Личный исследовательский центр худощавого, с темными,
растрепанными волосами ученого стал для меня персональным адом.
Первый день там до сих пор вспоминается с содроганием. Запах
хлорки, неизвестных препаратов и озона. Всё до скрипа стерильное.
Стояли шкафы с бутылочками и книгами, раковина, один большой стол с
мониторами и бумагами. А в конце комнаты большая клетка, размерами
два на три метра.
Я попыталась дернуться и не смогла. Лежала на кушетке, по рукам
и ногам прикованная металлическими ремнями. Сердце бешено
колотилось. Мама, как же страшно. Паника захлестнула с головой.
Хотелось кричать, только бы выпустили. Но лишь разрыдалась, в
бессильной надежде разорвать оковы. И где обещанная сила оборотня,
когда она так нужна? Где род, который всегда придет на помощь?
В дверь они вошли вместе. Игорь Степанович и Патрик Сорз. Нет,
не так. Хозяин и доктор.
– Не плачь, щеночек – Игорь подошел и провел ладонью по моей
щеке, стирая слезы. – Не бойся. Мне нужно чтобы ты вела себя
хорошо, эти процедуры нам необходимы. Так что успокойся, ты же
хороший оборотень?
В лаборатории я провела несколько месяцев, прежде чем мне дали
передохнуть в доме хозяина. Точное время припомнить не смогу: все
недели и месяцы слились в один сплошной день ада. Думаю, тогда я и
потеряла свои воспоминания, но это не точно. Бояться я устала, так
оказывается, тоже бывает. Я с отвращением и какой-то глупой
надеждой ждала нового дня. Меня поселили в той клетке, на ночь
вкалывая снотворное или приковывая, чтобы не вздумала себе
навредить. Убивать себя не хотелось, но стала думать об убийстве.
Странно, что в мозгу, по сути, еще ребенка, родились такие мысли.
Но в голове засело четкое желание и мечты о запахе крови двух
определенных личностей.
Сначала доктор не делал ничего страшного: взял анализы крови,
волос, слюны. Потом ему потребовались образцы слизистой.

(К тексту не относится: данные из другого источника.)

# suleka96/siddhi

Measured on AMD Instinct MI355X. Metric: input events/sec + % HBM peak, partitioned pattern query, 1/2/4/8 MI355X, higher is better.
Workload: dtype f64

## Files before the change

siddhi_amd/csrc/kernels/pass0_dev.h:

```cpp
#pragma once
#include <type_traits>

#include "fastpath_dev.h"

namespace sm {
namespace {

constexpr int kP0Block = 1024;
constexpr int kP0Waves = kP0Block / 64;
constexpr int kP0Items = 4;
constexpr int kP0Tile = kP0Block * kP0Items;
constexpr int kP0Seg = 4;
static_assert(kBins == kP0Block && kP0Waves == 16, "one digit per thread, 16 waves");

__device__ __forceinline__ uint32_t sm_udot2(uint32_t a, uint32_t b, uint32_t c) {
#if defined(__HIP_DEVICE_COMPILE__)
  typedef unsigned short u16x2 __attribute__((ext_vector_type(2)));
  return __builtin_amdgcn_udot2(__builtin_bit_cast(u16x2, a), __builtin_bit_cast(u16x2, b), c, false);
#else
  return c + (a & 0xffffu) * (b & 0xffffu) + (a >> 16) * (b >> 16);
#endif
}

__device__ __forceinline__ uint32_t p0_before(const uint4& r0, const uint4& r1, int w) {
  const uint32_t word[8] = {r0.x, r0.y, r0.z, r0.w, r1.x, r1.y, r1.z, r1.w};
  uint32_t s = 0;
#pragma unroll
  for (int i = 0; i < 8; ++i) {
    const uint32_t m = 2 * i + 1 < w ? 0xffffffffu : (2 * i < w ? 0x0000ffffu : 0u);
    s = sm_udot2(word[i] & m, 0x00010001u, s);
  }
  return s;
}

__device__ __forceinline__ void p0_store_fence(uint4 (&rec)[kP0Items]) {
#if defined(__HIP_DEVICE_COMPILE__)
#pragma unroll
  for (int k = 0; k < kP0Items; ++k)
    asm volatile("" : "+v"(rec[k].x), "+v"(rec[k].y), "+v"(rec[k].z), "+v"(rec[k].w) : : "memory");
#else
  (void)rec;
#endif
}

__device__ __forceinline__ int64_t p0_opaque(int64_t v) {
#if defined(__HIP_DEVICE_COMPILE__)
  asm volatile("" : "+s"(v));
#endif
  return v;
}

template <typename S, typename = void>
struct p0_time_order : std::false_type {};
template <typename S>
struct p0_time_order<S, std::void_t<decltype(S::kTimeOrder)>> : std::integral_constant<bool, S::kTimeOrder> {};

__device__ __forceinline__ uint32_t p0_lane_before(uint32_t v) {
#if defined(__HIP_DEVICE_COMPILE__)
  return (uint32_t)__builtin_amdgcn_update_dpp((int)v, (int)v, 0x138 , 0xf, 0xf, false);
#else
  return __shfl_up(v, 1, 64);
#endif
}

template <typename Src>
__global__ void __launch_bounds__(kP0Block) pass0_kernel(Src src, uint4* __restrict__ drec, int64_t n, int64_t per,
                                                          int G, const uint32_t* __restrict__ cnt,
                                                          const uint32_t* __restrict__ dbase) {
  __shared__ __attribute__((aligned(16))) uint4 xb[kP0Tile];
  __shared__ __attribute__((aligned(16))) uint16_t wc[kBins][kP0Waves];
  __shared__ uint32_t tstart[kBins + 1];
  __shared__ uint32_t run[kBins];
  __shared__ uint32_t cst[kBins];
  __shared__ __attribute__((aligned(16))) uint4 carry[kBins][kP0Seg - 1];
  __shared__ uint32_t lw[kP0Waves];
  __shared__ uint32_t tlast[kP0Waves + 1];
  __shared__ uint32_t tbad;
  constexpr bool kTO = p0_time_order<Src>::value;

  const int tid = threadIdx.x, lane = tid & 63, w = wave_index();
  const int64_t lo = (int64_t)blockIdx.x * per;
  int64_t len = n - lo;
  if (len > per) len = per;
  if (len < 0) len = 0;
  src.init();
  uint4* row = (uint4*)&wc[tid][0];
  {
    const uint32_t r0 = dbase[tid] + cnt[(int64_t)tid * G + blockIdx.x];
    run[tid] = r0;
    cst[tid] = r0;
    row[0] = make_uint4(0, 0, 0, 0);
    row[1] = make_uint4(0, 0, 0, 0);
  }
  if constexpr (kTO) {
    if (tid == 0) {
      tbad = 0u;
      tlast[kP0Waves] = (lo > 0 && len > 0) ? (uint32_t)(src.time_at(lo - 1) - src.time0()) : 0u;
    }
  }
  lds_barrier();
  int tpar = 0;
  typename Src::Raw raw[kP0Items];
  auto load_tile = [&](int64_t base) {
    const int64_t rem = lo + len - base;
    const int tn = rem < kP0Tile ? (int)rem : kP0Tile;
    base = p0_opaque(base);
#pragma unroll
    for (int k = 0; k < kP0Items; ++k) {
      const int e = w * 64 * kP0Items + k * 64 + lane;
      if (e < tn) raw[k] = src.load(base + e);
    }
  };
  const int64_t end = lo + len;
  if (len > 0) load_tile(lo);
  int ptile_n = 0;
  bool plast = false;
  uint4 cq0, cq1, cq2;
  static_assert(kP0Seg == 4, "three carried records at most");

  for (int64_t base = lo;; base += kP0Tile) {
    const bool more = base < end;
    const int tile_n = (int)((end - base) < kP0Tile ? (end - base) : kP0Tile);
    const bool last = base + kP0Tile >= end;
    uint4 rec[kP0Items];
#if defined(__HIP_DEVICE_COMPILE__)
    __builtin_amdgcn_s_waitcnt(0x0F70);
#endif
    uint32_t tfirst = 0;
    if (more) {
      uint32_t tq[kP0Items];
      bool tb = false;
#pragma unroll
      for (int k = 0; k < kP0Items; ++k) {
        const int e = w * 64 * kP0Items + k * 64 + lane;
        if constexpr (kTO) tq[k] = 0u;
        if (e < tile_n) {
          rec[k] = src.record(raw[k], base + e);
          if constexpr (kTO) {
            const int64_t rel = src.time_of(raw[k]) - src.time0();
            tq[k] = (uint32_t)rel;
            tb |= ((uint64_t)rel >> 32) != 0;
          }
        }
      }
      if constexpr (kTO) {
#pragma unroll
        for (int k = 0; k < kP0Items; ++k) {
          const int e = w * 64 * kP0Items + k * 64 + lane;
          uint32_t pv = p0_lane_before(tq[k]);
          const uint32_t pl = wave_read_lane(tq[k > 0 ? k - 1 : 0], 63);
          if (lane == 0) pv = k > 0 ? pl : tq[0];
          tb |= e < tile_n && tq[k] < pv;
        }
        if (lane == 63) tlast[w < kP0Waves - 1 ? w : kP0Waves - 1 + tpar] = tq[kP0Items - 1];
        if (tb) tbad = 1u;
        tfirst = tq[0];
      }
    }
    p0_store_fence(rec);

    if (base != lo) {
      const uint32_t rn = run[tid], c0 = cst[tid], ct = tstart[tid + 1] - tstart[tid];
      const uint32_t lim = plast ? 0xffffffffu : ((rn + ct) & ~(uint32_t)(kP0Seg - 1));
      const uint32_t nfl = (rn != c0 && (plast || lim > c0)) ? rn - c0 : 0u;
      if (nfl > 0) drec[c0] = cq0;
      if (nfl > 1) drec[c0 + 1] = cq1;
      if (nfl > 2) drec[c0 + 2] = cq2;
#pragma unroll
      for (int r = 0; r < kP0Items; ++r) {
        const int s = r * kP0Block + tid;
        if (s < ptile_n) {
          const uint4 x = xb[s];
          const uint32_t d = x.x & (kBins - 1);
          const uint32_t rd = run[d], td = tstart[d];
          const uint32_t dest = rd + (uint32_t)s - td;
          const uint32_t ld = plast ? 0xffffffffu : ((rd + tstart[d + 1] - td) & ~(uint32_t)(kP0Seg - 1));
          if (dest < ld) {
            drec[dest] = x;
          } else {
            const uint32_t cd = cst[d];
            carry[d][dest - (cd > ld ? cd : ld)] = x;
          }
        }
      }
      lds_barrier();
      run[tid] = rn + ct;
      if (lim != 0xffffffffu && lim > c0) cst[tid] = lim;
    }
    if (!more) break;

    uint32_t dg[kP0Items], lp = 0;
    static_assert(kP0Items * 64 <= 256 && kP0Items <= 4, "a record's rank within (wave, digit) fits 8 bits");
#pragma unroll
    for (int k = 0; k < kP0Items; ++k) {
      const int e = w * 64 * kP0Items + k * 64 + lane;
      const bool valid = e < tile_n;
      dg[k] = valid ? rec[k].x & (kBins - 1) : 0u;
      const uint64_t peers = peer_mask(dg[k], valid);
      uint32_t old = 0;
      if (valid) old = wc[dg[k]][w];
      wave_lockstep();
      const uint32_t below = lanes_below(peers);
      if (valid && below == 0) wc[dg[k]][w] = (uint16_t)(old + (uint32_t)__popcll(peers));
      wave_lockstep();
      lp |= (old + below) << (8 * k);
    }
    if (!last) load_tile(base + kP0Tile);
    lds_barrier();
    if constexpr (kTO) {
      if (lane == 0 && w * 64 * kP0Items < tile_n && tfirst < tlast[w > 0 ? w - 1 : kP0Waves - 1 + (tpar ^ 1)])
        tbad = 1u;
      tpar ^= 1;
    }

    uint32_t ct = 0;
    {
      const uint4 r0 = row[0], r1 = row[1];
      const uint32_t word[8] = {r0.x, r0.y, r0.z, r0.w, r1.x, r1.y, r1.z, r1.w};
#pragma unroll
      for (int i = 0; i < 8; ++i) ct = sm_udot2(word[i], 0x00010001u, ct);
      uint32_t tot;
      tstart[tid] = block_excl<kP0Block>(ct, lw, &tot);
      if (tid == 0) tstart[kBins] = tot;
    }
    const uint32_t rn = run[tid], c0 = cst[tid];
    const uint32_t lim = last ? 0xffffffffu : ((rn + ct) & ~(uint32_t)(kP0Seg - 1));
    lds_barrier();

#pragma unroll
    for (int k = 0; k < kP0Items; ++k) {
      const int e = w * 64 * kP0Items + k * 64 + lane;
      if (e < tile_n) {
        const uint32_t d = rec[k].x & (kBins - 1);
        const uint4* rr = (const uint4*)&wc[d][0];
        xb[tstart[d] + p0_before(rr[0], rr[1], w) + ((lp >> (8 * k)) & 0xffu)] = rec[k];
      }
    }
    const uint32_t nfl = (rn != c0 && (last || lim > c0)) ? rn - c0 : 0u;
    if (nfl > 0) cq0 = carry[tid][0];
    if (nfl > 1) cq1 = carry[tid][1];
    if (nfl > 2) cq2 = carry[tid][2];
    lds_barrier();
    row[0] = make_uint4(0, 0, 0, 0);
    row[1] = make_uint4(0, 0, 0, 0);
    ptile_n = tile_n;
    plast = last;
  }
  src.flush();
  if constexpr (kTO) {
    if (tid == 0 && tbad != 0u) src.time_bad();
  }
}

}
}
```

Baseline: 30.65 billion.

## Precompute per-wave digit offsets in LDS and keep run count in registers

The per-(digit, wave) count table is split into two halves. After the block scan, each thread writes per-wave exclusive prefix offsets, including the tile start, back into that table. The scatter then reads one uint16 offset instead of two uint4 rows plus an 8-step masked dot-product sum. Per-digit dest offsets and limits are also precomputed into doff/dlim, and the running count moves from LDS to a register, cutting LDS reads and arithmetic in the hot scatter and flush loops. The risk is that the 16-bit packed offsets could overflow if tile offsets exceed 65535, though the tile size of 4096 keeps them in range.

New measurement: 30.94 billion (median of 6 runs). No clear change (+1.0%).

```diff
diff --git a/siddhi_amd/csrc/kernels/pass0_dev.h b/siddhi_amd/csrc/kernels/pass0_dev.h
--- a/siddhi_amd/csrc/kernels/pass0_dev.h
+++ b/siddhi_amd/csrc/kernels/pass0_dev.h
@@ -22,17 +22,6 @@
 #endif
 }
 
-__device__ __forceinline__ uint32_t p0_before(const uint4& r0, const uint4& r1, int w) {
-  const uint32_t word[8] = {r0.x, r0.y, r0.z, r0.w, r1.x, r1.y, r1.z, r1.w};
-  uint32_t s = 0;
-#pragma unroll
-  for (int i = 0; i < 8; ++i) {
-    const uint32_t m = 2 * i + 1 < w ? 0xffffffffu : (2 * i < w ? 0x0000ffffu : 0u);
-    s = sm_udot2(word[i] & m, 0x00010001u, s);
-  }
-  return s;
-}
-
 __device__ __forceinline__ void p0_store_fence(uint4 (&rec)[kP0Items]) {
 #if defined(__HIP_DEVICE_COMPILE__)
 #pragma unroll
@@ -68,9 +57,9 @@
                                                           int G, const uint32_t* __restrict__ cnt,
                                                           const uint32_t* __restrict__ dbase) {
   __shared__ __attribute__((aligned(16))) uint4 xb[kP0Tile];
-  __shared__ __attribute__((aligned(16))) uint16_t wc[kBins][kP0Waves];
-  __shared__ uint32_t tstart[kBins + 1];
-  __shared__ uint32_t run[kBins];
+  __shared__ __attribute__((aligned(16))) uint16_t wc[2][kBins][kP0Waves / 2];
+  __shared__ uint32_t doff[kBins];
+  __shared__ uint32_t dlim[kBins];
   __shared__ uint32_t cst[kBins];
   __shared__ __attribute__((aligned(16))) uint4 carry[kBins][kP0Seg - 1];
   __shared__ uint32_t lw[kP0Waves];
@@ -84,13 +73,15 @@
   if (len > per) len = per;
   if (len < 0) len = 0;
   src.init();
-  uint4* row = (uint4*)&wc[tid][0];
+  uint4* const row0 = (uint4*)&wc[0][tid][0];
+  uint4* const row1 = (uint4*)&wc[1][tid][0];
+  uint16_t(*const wcw)[kP0Waves / 2] = wc[w >> 3];
+  const int wq = w & 7;
+  uint32_t run = dbase[tid] + cnt[(int64_t)tid * G + blockIdx.x], pct = 0;
   {
-    const uint32_t r0 = dbase[tid] + cnt[(int64_t)tid * G + blockIdx.x];
-    run[tid] = r0;
-    cst[tid] = r0;
-    row[0] = make_uint4(0, 0, 0, 0);
-    row[1] = make_uint4(0, 0, 0, 0);
+    cst[tid] = run;
+    *row0 = make_uint4(0, 0, 0, 0);
+    *row1 = make_uint4(0, 0, 0, 0);
   }
   if constexpr (kTO) {
     if (tid == 0) {
@@ -114,7 +105,6 @@
   const int64_t end = lo + len;
   if (len > 0) load_tile(lo);
   int ptile_n = 0;
-  bool plast = false;
   uint4 cq0, cq1, cq2;
   static_assert(kP0Seg == 4, "three carried records at most");
 
@@ -160,9 +150,8 @@
     p0_store_fence(rec);
 
     if (base != lo) {
-      const uint32_t rn = run[tid], c0 = cst[tid], ct = tstart[tid + 1] - tstart[tid];
-      const uint32_t lim = plast ? 0xffffffffu : ((rn + ct) & ~(uint32_t)(kP0Seg - 1));
-      const uint32_t nfl = (rn != c0 && (plast || lim > c0)) ? rn - c0 : 0u;
+      const uint32_t rn = run, c0 = cst[tid], lim = dlim[tid];
+      const uint32_t nfl = (rn != c0 && lim > c0) ? rn - c0 : 0u;
       if (nfl > 0) drec[c0] = cq0;
       if (nfl > 1) drec[c0 + 1] = cq1;
       if (nfl > 2) drec[c0 + 2] = cq2;
@@ -172,9 +161,7 @@
         if (s < ptile_n) {
           const uint4 x = xb[s];
           const uint32_t d = x.x & (kBins - 1);
-          const uint32_t rd = run[d], td = tstart[d];
-          const uint32_t dest = rd + (uint32_t)s - td;
-          const uint32_t ld = plast ? 0xffffffffu : ((rd + tstart[d + 1] - td) & ~(uint32_t)(kP0Seg - 1));
+          const uint32_t dest = doff[d] + (uint32_t)s, ld = dlim[d];
           if (dest < ld) {
             drec[dest] = x;
           } else {
@@ -184,7 +171,7 @@
         }
       }
       lds_barrier();
-      run[tid] = rn + ct;
+      run = rn + pct;
       if (lim != 0xffffffffu && lim > c0) cst[tid] = lim;
     }
     if (!more) break;
@@ -198,10 +185,10 @@
       dg[k] = valid ? rec[k].x & (kBins - 1) : 0u;
       const uint64_t peers = peer_mask(dg[k], valid);
       uint32_t old = 0;
-      if (valid) old = wc[dg[k]][w];
+      if (valid) old = wcw[dg[k]][wq];
       wave_lockstep();
       const uint32_t below = lanes_below(peers);
-      if (valid && below == 0) wc[dg[k]][w] = (uint16_t)(old + (uint32_t)__popcll(peers));
+      if (valid && below == 0) wcw[dg[k]][wq] = (uint16_t)(old + (uint32_t)__popcll(peers));
       wave_lockstep();
       lp |= (old + below) << (8 * k);
     }
@@ -214,17 +201,27 @@
     }
 
     uint32_t ct = 0;
+    const uint32_t rn = run, c0 = cst[tid];
+    uint32_t lim;
     {
-      const uint4 r0 = row[0], r1 = row[1];
+      const uint4 r0 = *row0, r1 = *row1;
       const uint32_t word[8] = {r0.x, r0.y, r0.z, r0.w, r1.x, r1.y, r1.z, r1.w};
 #pragma unroll
       for (int i = 0; i < 8; ++i) ct = sm_udot2(word[i], 0x00010001u, ct);
       uint32_t tot;
-      tstart[tid] = block_excl<kP0Block>(ct, lw, &tot);
-      if (tid == 0) tstart[kBins] = tot;
-    }
-    const uint32_t rn = run[tid], c0 = cst[tid];
-    const uint32_t lim = last ? 0xffffffffu : ((rn + ct) & ~(uint32_t)(kP0Seg - 1));
+      const uint32_t ts = block_excl<kP0Block>(ct, lw, &tot);
+      lim = last ? 0xffffffffu : ((rn + ct) & ~(uint32_t)(kP0Seg - 1));
+      doff[tid] = rn - ts;
+      dlim[tid] = lim;
+      uint32_t acc = ts, b[8];
+#pragma unroll
+      for (int i = 0; i < 8; ++i) {
+        b[i] = acc * 0x00010001u + (word[i] << 16);
+        acc = sm_udot2(word[i], 0x00010001u, acc);
+      }
+      *row0 = make_uint4(b[0], b[1], b[2], b[3]);
+      *row1 = make_uint4(b[4], b[5], b[6], b[7]);
+    }
     lds_barrier();
 
 #pragma unroll
@@ -232,19 +229,18 @@
       const int e = w * 64 * kP0Items + k * 64 + lane;
       if (e < tile_n) {
         const uint32_t d = rec[k].x & (kBins - 1);
-        const uint4* rr = (const uint4*)&wc[d][0];
-        xb[tstart[d] + p0_before(rr[0], rr[1], w) + ((lp >> (8 * k)) & 0xffu)] = rec[k];
-      }
-    }
-    const uint32_t nfl = (rn != c0 && (last || lim > c0)) ? rn - c0 : 0u;
+        xb[(uint32_t)wcw[d][wq] + ((lp >> (8 * k)) & 0xffu)] = rec[k];
+      }
+    }
+    const uint32_t nfl = (rn != c0 && lim > c0) ? rn - c0 : 0u;
     if (nfl > 0) cq0 = carry[tid][0];
     if (nfl > 1) cq1 = carry[tid][1];
     if (nfl > 2) cq2 = carry[tid][2];
     lds_barrier();
-    row[0] = make_uint4(0, 0, 0, 0);
-    row[1] = make_uint4(0, 0, 0, 0);
+    *row0 = make_uint4(0, 0, 0, 0);
+    *row1 = make_uint4(0, 0, 0, 0);
     ptile_n = tile_n;
-    plast = last;
+    pct = ct;
   }
   src.flush();
   if constexpr (kTO) {
```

Но потом,
ему стала нужна пункция. То есть анализ спинного мозга. А вот это
уже было больно. Дьявольски больно. Так что на пальцах появились
небольшие коготки, первое проявление моей сути. Их это дико
обрадовало и тут же последовали новые опыты. Я знала, что оборот
должен начаться в четырнадцать, но видимо условия подтолкнули его
начаться раньше на два года.
Каждый анализ брался с периодом в два-три дня. С каждым разом
всё больнее. Плакать я перестала через месяц. По прошествии второго
перестала умолять прекратить, только кричала.